The Book of Arda Wiraz, a Zoroastrian work composed in the 3rd or 4th century, describes Persepolis' archives as containing "all the Avesta and Zend, written upon prepared cow-skins, and with gold ink," that were destroyed. Indeed, in his Chronology of the Ancient Nations, the native Iranian writer Biruni indicates unavailability of certain native Iranian historiographical sources in post-Achaemenid era, especially during the Arsacid Empire. He adds, "Alexander burned the whole of Persepolis as revenge to the Persians, because it seems the Persian King Xerxes had burnt the Greek City of Athens around 150 years ago. People say that, even at the present time, the traces of fire are visible in some places."

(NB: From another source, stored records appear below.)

# tprelle/janusgraph

Measured on AMD Instinct MI355X. Metric: GTEPS for PageRank iter + BFS, RMAT-24/26, 1/2/4/8 GPUs; % of HBM peak, higher is better.
Workload: dtype f64

## Files before the change

### janusgraph_amd/csrc/jg_api.cpp

```cpp
#include <dlfcn.h>
#include <execinfo.h>

#include <algorithm>
#include <atomic>
#include <cstdlib>
#include <cstring>
#include <limits>
#include <map>
#include <mutex>

#include "jg_cache.h"
#include "jg_internal.h"
#include "jg_labelset.h"

namespace jg {

namespace {
thread_local std::string g_last_error;
}

void rccl_check(ncclResult_t r, const char* what) {
    if (r != ncclSuccess) fail(JG_ERR_RCCL, std::string(what) + ": " + ncclGetErrorString(r));
}

// ... 625 lines not shown
    if (!(cond)) jg::fail(JG_ERR_ARG, msg)

extern "C" {

int jg_abi_version(void) { return JG_ABI_VERSION; }

int jg_tune_set(const char* key, int64_t value) {
    JG_GUARD_BEGIN
    JG_ARG(key, "null key");
    const std::string k(key);
    jg::Tune& t = jg::tune();
    if (k == "dev_poison_probe") {
        jg::dev_poison_probe(value);
        return JG_OK;
    }
    struct Knob {
        const char* name;
        int* field;
        int64_t lo, hi;
    };
    const Knob knobs[] = {
        {"pull_split", &t.pull_split, 0, 1},
        {"halo", &t.halo, 0, 1},
        {"bfs_alpha", &t.bfs_alpha, 1, 1000000},
        {"dobfs_alpha", &t.dobfs_alpha, 1, 1000000},
        {"bfs_beta", &t.bfs_beta, 1, 1000000},
        {"bfs_narrow", &t.bfs_narrow, 0, 1},
        {"nb_alpha", &t.nb_alpha, 1, 1000000},
        {"nb_first", &t.nb_first, 4, 4096},
        {"cc_push", &t.cc_push, 0, 1},
        {"msbfs_sparse", &t.msbfs_sparse, 0, 1},
        {"msbfs_td", &t.msbfs_td, 0, 2},
        {"cc_first", &t.cc_first, 1, 64},
        {"msbfs_skip", &t.msbfs_skip, 0, 1},
        {"msbfs_exit", &t.msbfs_exit, 0, 2},
        {"msbfs_td_rowapply", &t.msbfs_td_rowapply, 0, 1024},
        {"msbfs_td_noprobe", &t.msbfs_td_noprobe, 0, 1000},
        {"msbfs_scan_queue", &t.msbfs_scan_queue, 0, 1001},
        {"msbfs_exit_first", &t.msbfs_exit_first, 1, 256},
        {"msbfs_exit_live", &t.msbfs_exit_live, 0, 1000},
        {"cc_uf", &t.cc_uf, 0, 1},
        {"cc_uf_sharded", &t.cc_uf_sharded, 0, 1},
        {"cc_uf_search", &t.cc_uf_search, 0, 1},
        {"cc_sparse", &t.cc_sparse, 0, 1},
        {"msbfs_split", &t.msbfs_split, 0, 1},
        {"sharded_bfs", &t.sharded_bfs, 0, 1},
        {"bfs_td_split", &t.bfs_td_split, 0, 2},
        {"bfs_td_split_levels", &t.bfs_td_split_levels, 0, 0xffff},
        {"bfs_batch0", &t.bfs_batch0, 1, 64},
        {"bfs_grid_mult", &t.bfs_grid_mult, 1, 64},
        {"bfs_grid", &t.bfs_grid, 64, 65536},
        {"bfs_tail_grid", &t.bfs_tail_grid, 0, 65536},
        {"merge_temporal", &t.merge_temporal, 0, 2},
        {"sd_delta", &t.sd_delta, -1, 1 << 30},
        {"sd_dist32", &t.sd_dist32, 0, 2},
    };
    for (const Knob& kn : knobs) {
        if (k != kn.name) continue;
        if (value < kn.lo || value > kn.hi)
            jg::fail(JG_ERR_ARG, k + " must be in [" + std::to_string(kn.lo) + ", " + std::to_string(kn.hi) + "]");
        *kn.field = (int)value;
        return JG_OK;
    }
    if (k.rfind("band", 0) == 0 && k.size() == 9 && k[4] >= '0' && k[4] <= '3' &&
        (k.substr(5) == "_deg" || k.substr(5) == "_bit" || k.substr(5) == "_sub")) {
        const int i = k[4] - '0';
        if (k.substr(5) == "_deg") {
            JG_ARG(value >= -1, "band degree must be >= 0 (0: unused) or -1 (automatic)");
            t.band_deg[i] = value;
        } else if (k.substr(5) == "_bit") {
            JG_ARG(value == 0 || (value >= 3 && value <= 8), "band bits must be 0 (automatic) or in [3, 8]");
            t.band_bits[i] = value == 0 ? -1 : (int)value;
        } else {
            JG_ARG(value >= 1 && value <= 256 && (value & (value - 1)) == 0, "band sub-slices must be a power of two in [1, 256]");
            int b = 0;
            while ((1 << b) < value) ++b;
            t.band_bits[i] = b;
        }
    } else if (k.size() == 12 && k.compare(0, 11, "merge_stage") == 0 && k[11] >= '0' && k[11] <= '3') {
        JG_ARG(value == -1 || value == 0 || value == 64 || value == 128 || value == 256 || value == 512,
               "merge_stage<i> must be -1 (automatic), 0, 64, 128, 256 or 512");
        t.merge_stage[k[11] - '0'] = (int)value;
    } else if (k == "bfs_td_split_min" || k == "bfs_td_split_max") {
        JG_ARG(value >= 1 && value <= INT32_MAX, "bfs_td_split_min / _max must be in [1, 2^31)");
        (k == "bfs_td_split_min" ? t.bfs_td_split_min : t.bfs_td_split_max) = value;
    } else if (k == "merge_pack") {
        JG_ARG(value == 0 || value == 1 || value == 24, "merge_pack must be 0 (32 bits), 1 (automatic) or 24 (at least 24)");
        t.merge_pack = (int)value;
    } else if (k == "pull_unroll" || k == "pull_nt" || k == "pull_lds" || k == "light_lds" || k == "slice_lds" ||
               k == "pull_short" || k == "pull_overlap" || k == "bfs_persistent") {
    } else {
        jg::fail(JG_ERR_ARG, "unknown tuning key: " + k);
    }
    JG_GUARD_END
}

const char* jg_last_error(void) { return jg::g_last_error.c_str(); }

int jg_comm_unique_id(void* out) {
    JG_GUARD_BEGIN
    JG_ARG(out, "null output");
    ncclUniqueId id;
    jg::rccl_check(ncclGetUniqueId(&id), "ncclGetUniqueId");
    static_assert(sizeof(ncclUniqueId) == JG_UNIQUE_ID_BYTES, "unique id size");
    std::memcpy(out, &id, sizeof id);
    JG_GUARD_END
// ... 834 lines not shown
```

### janusgraph_amd/csrc/jg_internal.h

```cpp
#pragma once

#include <algorithm>
#include <memory>
#include <atomic>
#include <mutex>
#include <functional>
#include <vector>

#include "jg_common.h"
#include "janusgpu.h"

#include <rccl/rccl.h>

namespace jg {

struct Csr {
    int64_t rows = 0;
    int64_t nnz = 0;
    DevBuf<int64_t> row_ptr;
    DevBuf<int32_t> col;
    DevBuf<int32_t> weight;
    mutable int64_t empty_from = -1;
    mutable DevBuf<int32_t> first_col;
    mutable long long wstat[4] = {0, 0, 0, 0};
// ... 68 lines not shown
    return (x ^ (x >> 8) ^ (x >> 16) ^ (x >> 24)) & 255u;
}
__host__ __device__ __forceinline__ uint32_t brev_bits(uint32_t v, int bits) {
    uint32_t r = 0;
    for (int i = 0; i < bits; ++i) r |= ((v >> i) & 1u) << (bits - 1 - i);
    return r;
}
__host__ __device__ __forceinline__ uint32_t sub_key(int64_t c) { return brev_bits(sub_hash(c), 8); }
__host__ __device__ __forceinline__ int sub_slice(int64_t c, int bits) { return (int)(sub_hash(c) & ((1u << bits) - 1)); }

struct Ctx;

struct CompactMap {
    const uint32_t* bits = nullptr;
    const int64_t* off = nullptr;
    const int64_t* qbase = nullptr;
    int64_t S = 0;
    int r = 0, tbits = 31;
    __host__ __device__ bool on() const { return bits != nullptr; }
    __device__ __forceinline__ int32_t operator()(int64_t g) const {
        const int64_t q = g / S, l = g - q * S;
        if (q == r) return (int32_t)l;
        const uint32_t w = bits[g >> 5];
        const int64_t rank = off[g >> 5] + __popc(w & ((1u << (g & 31)) - 1u)) - qbase[q];
        return (int32_t)(((q < r ? q + 1 : q) << tbits) + rank);
    }
};

struct Halo {
    bool on = false;
    int tbits = 31;
    int64_t C = 0;
    DevBuf<uint32_t> bits;
    DevBuf<int64_t> off, qbase;
    DevBuf<int32_t> send_src;
    std::vector<int64_t> send_off, recv_off;
    DevBuf<uint64_t> send_buf;
    int seg_of(int q, int r) const { return q < r ? q + 1 : q; }
    CompactMap map(int64_t S, int r) const {
        CompactMap m;
        if (on) { m.bits = bits.get(); m.off = off.get(); m.qbase = qbase.get(); m.S = S; m.r = r; m.tbits = tbits; }
        return m;
    }
};

struct alignas(16) IdSlot {
    unsigned long long key;
    uint32_t val, pad;
};

struct VecPos {
    int64_t base = 0;
    __device__ __forceinline__ int64_t operator()(int64_t row) const { return base + row; }
};

struct Shard {
    int device = 0;
    int index = 0;
    int vtag = -1;
    hipStream_t stream = nullptr;
    ncclComm_t comm = nullptr;
    int64_t rows = 0;
    Csr in, out, both;
    PullPlan plan_in, plan_both;
    PullPlan plan_out;
    bool plan_out_built = false;
    Halo halo_in, halo_both;
    DevBuf<int32_t> out_degree;
    mutable std::vector<int32_t> dense_of_local_host;
    mutable std::mutex lazy_mu;
    const std::vector<int32_t>& dense_of_local() const;
    DevBuf<int32_t> dense_rows;

    DevBuf<double> pr_contrib[2];
    DevBuf<double> pr_rank;
    DevBuf<double> pr_hub_partial;
    DevBuf<double> pr_split_partial;
    DevBuf<int32_t> cc_split_partial;
    DevBuf<int32_t> cc_msg[2];
    DevBuf<int32_t> cc_label;
    DevBuf<int32_t> cc_rank0;
    DevBuf<int32_t> cc_depth;
    DevBuf<unsigned long long> cc_linked;
    int64_t cc_heavy = -1;
    DevBuf<int32_t> cc_hub_partial;
    DevBuf<int32_t> cc_changed;
    DevBuf<int32_t> bfs_queue[2];
    DevBuf<int64_t> bfs_qoff[2];
    DevBuf<unsigned long long> bfs_bm[2];
    DevBuf<uint8_t> bfs_seen;
    DevBuf<int32_t> bfs_owner;
    DevBuf<unsigned long long> bfs_ctr;
    DevBuf<unsigned char> bfs_state;
    DevBuf<int32_t> bfs_depth;
    bool bfs_depth_tail_clean = false;
    DevBuf<uint8_t> sbfs_stamp;
    DevBuf<uint8_t> sbfs_dirty;
    DevBuf<unsigned long long> sbfs_bq;
    DevBuf<int32_t> sbfs_bpre;
    bool sbfs_stamp_clean = false;
    int bfs_hist[4] = {0, 0, 0, 0};
    int bfs_hist_n = 0;
    int sd_hist[4] = {0, 0, 0, 0};
    int sd_hist_n = 0;
    DevBuf<int32_t> kept_depth;
    DevBuf<int32_t> dag_vertex, dag_depth, dag_pred;
    DevBuf<int64_t> dag_off;
    DevBuf<int64_t> census_vid, census_pop;
    std::vector<DevBuf<uint8_t>> nb_level;
    DevBuf<uint8_t> nb_vis;
    DevBuf<unsigned long long> nb_rest;
    DevBuf<int32_t> nb_queue[2];
    DevBuf<int64_t> nb_qoff[2];
    DevBuf<unsigned long long> nb_ctr;
    DevBuf<unsigned char> nb_state;
    DevBuf<const uint8_t*> nb_table;

    std::vector<hipEvent_t> prof_events;
    std::vector<hipEvent_t> exch_events;
    std::vector<int> prof_units;
};
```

Paradoxically, the event that caused the destruction of the these texts may have resulted in the preservation of Achaemenid administrative archives, which might otherwise have been lost over time to natural and man-made events. According to archaeological evidence, the partial burning of Persepolis did not affect what are now referred to as the Persepolis Fortification Archive tablets, but rather may have caused the eventual collapse of the upper part of the northern fortification wall that preserved the tablets until their recovery by the Oriental Institute's archaeologists.
After the fall of the Achaemenid Empire
In 316 BC, Persepolis was still the capital of Persia as a province of the great Macedonian Empire. The city must have gradually declined in the course of time. The lower city at the foot of imperial city might have survived for a longer time, but the ruins of the Achaemenids remained as a witness to its ancient glory. It is probable that the principal town of the country, or at least of the district, was always in this neighborhood.
About 200 BC, the city of Estakhr, five kilometers north of Persepolis, was the seat of the local governors. From there, the foundations of the second great Persian Empire were laid, and there Estakhr acquired special importance as the center of priestly wisdom and orthodoxy. The Sassanid kings have covered the face of the rocks in this neighborhood, and in part even the Achaemenid ruins, with their sculptures and inscriptions. They must themselves have been built largely there, although never on the same scale of magnificence as their ancient predecessors. The Romans knew as little about Estakhr as the Greeks had known about Persepolis, despite the fact that the Sassanids maintained relations for four hundred years, friendly or hostile, with the empire.
At the time of the Muslim invasion of Persia, Estakhr offered a desperate resistance. It was still a place of considerable importance in the first century of Islam, although its greatness was speedily eclipsed by the new metropolis of Shiraz. In the 10th century, Estakhr dwindled to insignificance, as seen from the descriptions of Estakhri, a native (c. 950), and of Mukaddasi (c. 985). During the following centuries, Estakhr gradually declined, until it ceased to exist as a city.